Kochi's Jew Street getting nowhere

Life seems to be dealing blow after blow to the traders at Mattanchery’s famous Jew Street.

Published: 13th August 2021 07:17 AM  |   Last Updated: 13th August 2021 07:17 AM   |  A+A-

Scenes from the Jew Street in Kochi | Express

Express News Service

KOCHI: Traders in Mattanchery are struggling to eke a living since 2020 as the pandemic nearly shut down the tourism industry. Now, even as tourism spots are opening up, those at Jew Street, one of the oldest tourism centres in the city, bears a forlorn look with the rejuvenation project dragging on with no completion in sight

Life seems to be dealing blow after blow to the traders at Mattanchery’s famous Jew Street. Ever since the Covid pandemic brought the tourism industry to a screeching halt last year, traders have been finding it difficult to eke out a living.
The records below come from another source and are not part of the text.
template <int AMODE, bool RES, bool STATS, typename TO>
__device__ __forceinline__ void epilogue_direct(TcShared* sh, const TapGemmArgs& g, const TileCoord& tc, uint32_t tacc, int BN, int q, int ew,
                                                int lane, int Nout, int gw, int c_start, int c_step, uint32_t sbias) {
    const aero_tapgemm_params& p = g.p;
    constexpr int CNT = (AMODE == 3) ? 8 : 16;
    constexpr bool F16 = sizeof(TO) == 2;
    const int t = tc.t0 + q * 32 + lane;
    const bool row_ok = t < p.T;
    TO* const orow = static_cast<TO*>(g.out) + (int64_t)tc.b * p.o_sb + (int64_t)tc.fo * p.o_sf + (int64_t)t * p.o_st;
    const TO* const rrow = RES ? static_cast<const TO*>(g.residual) + (int64_t)tc.b * p.r_sb + (int64_t)tc.fo * p.r_sf + (int64_t)t * p.r_st : nullptr;
    const float* const adp = g.addend_fn ? g.addend_fn + (int64_t)tc.fo * Nout : nullptr;
    float sa = 1.f, sb = 0.f;
    const bool affine = g.samp_affine != nullptr;
    if (affine) { sa = g.samp_affine[2 * tc.b]; sb = g.samp_affine[2 * tc.b + 1]; }
    const bool rnd = (p.flags & 1) && !F16;
    const int g_lo = ((AMODE == 3) ? tc.n0 >> 1 : tc.n0) / gw;
    int cur_g = -1;
    float ssum = 0.f, ssq = 0.f;
    for (int c0 = c_start; c0 < BN; c0 += c_step) {
        const int nb = tc.n0 + c0;
        if (nb >= p.N) break;
        uint32_t r[16];
        if (tc.n_iters > 0) {
            acc_ld16(tacc + 4u * (uint32_t)c0, r);
        } else {
#pragma unroll
            for (int j = 0; j < 16; ++j) r[j] = 0u;
        }
        float v[16];
#pragma unroll
        for (int j = 0; j < 16; ++j) v[j] = __uint_as_float(r[j]);
        {
            float4 bv[4];
#pragma unroll
            for (int j = 0; j < 4; ++j) bv[j] = lds128(sbias + (uint32_t)nb * 4u + 16u * j);
#pragma unroll
            for (int j = 0; j < 4; ++j) { v[4 * j] += bv[j].x; v[4 * j + 1] += bv[j].y; v[4 * j + 2] += bv[j].z; v[4 * j + 3] += bv[j].w; }
        }
        float o[CNT];
        if (AMODE == 3) {
#pragma unroll
            for (int j = 0; j < 8; ++j) o[j] = v[2 * j] * sigmoid_f(v[2 * j + 1]);
        } else {
#pragma unroll
            for (int j = 0; j < 16; ++j)
                o[j] = (AMODE == 1) ? gelu_exact(v[j]) : (AMODE == 2) ? fmaxf(v[j], 0.f) : (AMODE == 4) ? leaky_f(v[j]) : v[j];
        }
        const int no0 = (AMODE == 3) ? nb >> 1 : nb;
        const int n_ok = min(CNT, Nout - no0);
        if (row_ok) {
            if (adp) {
#pragma unroll
                for (int j = 0; j < CNT; j += 4)
                    if (j < n_ok) {
                        const float4 a = __ldg(reinterpret_cast<const float4*>(adp + no0 + j));
                        o[j] += a.x; o[j + 1] += a.y; o[j + 2] += a.z; o[j + 3] += a.w;
                    }
            }
            if (RES) {
#pragma unroll
                for (int j = 0; j < CNT; j += 4)
                    if (j < n_ok) {
                        const float4 a = ld4(rrow + no0 + j);
                        o[j] += a.x; o[j + 1] += a.y; o[j + 2] += a.z; o[j + 3] += a.w;
                    }
            }
            if (affine) {
#pragma unroll
                for (int j = 0; j < CNT; ++j) o[j] = fmaf(o[j], sa, sb);
            }
            if (rnd) {
#pragma unroll
                for (int j = 0; j < CNT; ++j) o[j] = round_tf32_rna(o[j]);
            }
            if (F16 && STATS) {
#pragma unroll
                for (int j = 0; j < CNT; ++j) o[j] = stored(o[j], orow);
            }
            if (F16) {
#pragma unroll
                for (int j = 0; j < CNT; j += 8)
                    if (j < n_ok) {
                        uint4 u;
                        u.x = pack_half2_sat(o[j], o[j + 1]); u.y = pack_half2_sat(o[j + 2], o[j + 3]);
                        u.z = pack_half2_sat(o[j + 4], o[j + 5]); u.w = pack_half2_sat(o[j + 6], o[j + 7]);
                        *reinterpret_cast<uint4*>(orow + no0 + j) = u;
                    }
            } else {
#pragma unroll
                for (int j = 0; j < CNT; j += 4)
                    if (j < n_ok) *reinterpret_cast<float4*>(orow + no0 + j) = make_float4(o[j], o[j + 1], o[j + 2], o[j + 3]);
            }
        }
        if (STATS) {
#pragma unroll
            for (int j = 0; j < CNT; j += 4) {
                if (j < n_ok) {
                    const int gi = (no0 + j) / gw;
                    if (gi != cur_g) {
                        if (cur_g >= 0) {
                            const float a = warp_sum(ssum), c = warp_sum(ssq);
                            if (lane == 0) { sh->stats[ew][cur_g - g_lo][0] += a; sh->stats[ew][cur_g - g_lo][1] += c; }
                        }
                        cur_g = gi; ssum = 0.f; ssq = 0.f;
                    }
                    if (row_ok) {
                        ssum += (o[j] + o[j + 1]) + (o[j + 2] + o[j + 3]);
                        ssq += (o[j] * o[j] + o[j + 1] * o[j + 1]) + (o[j + 2] * o[j + 2] + o[j + 3] * o[j + 3]);
                    }
                }
            }
        }
    }
    if (STATS && cur_g >= 0) {
        const float a = warp_sum(ssum), c = warp_sum(ssq);
        if (lane == 0) { sh->stats[ew][cur_g - g_lo][0] += a; sh->stats[ew][cur_g - g_lo][1] += c; }
    }
}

But now, even as the tourism scene in Kochi prepares for a revival, the rejuvenation project for the Jew Street — one of the oldest tourism centres in the city — drags on with no completion in sight. 

The traders here, a majority of whom Kashmiris are disappointed with the lag in the work, which was undertaken as part of the Smart City project.“The authorities concerned had ample time to finish the project. But six months since initiation, they haven’t even begun the work,” said Junaid Sulaiman, a handicraft trader at Jew Street and secretary of Kerala Handicraft Welfare Association. According to him, traders are worried that the contractors are waiting for tourists to arrive to kick off the project. 

“The traders here have not been feeling lucky for a while. So, when the state government and even the district tourism department announced the revival of the tourism industry, we were getting hopeful of breaking the circle of despair. But now we fear that all will be in vain,” he added.The Kashmiri traders, who left for their homes after their businesses came to a halt in the wake of the lockdown, are preparing to come back hoping for the best, said Junaid. But the present situation is despairing, he said.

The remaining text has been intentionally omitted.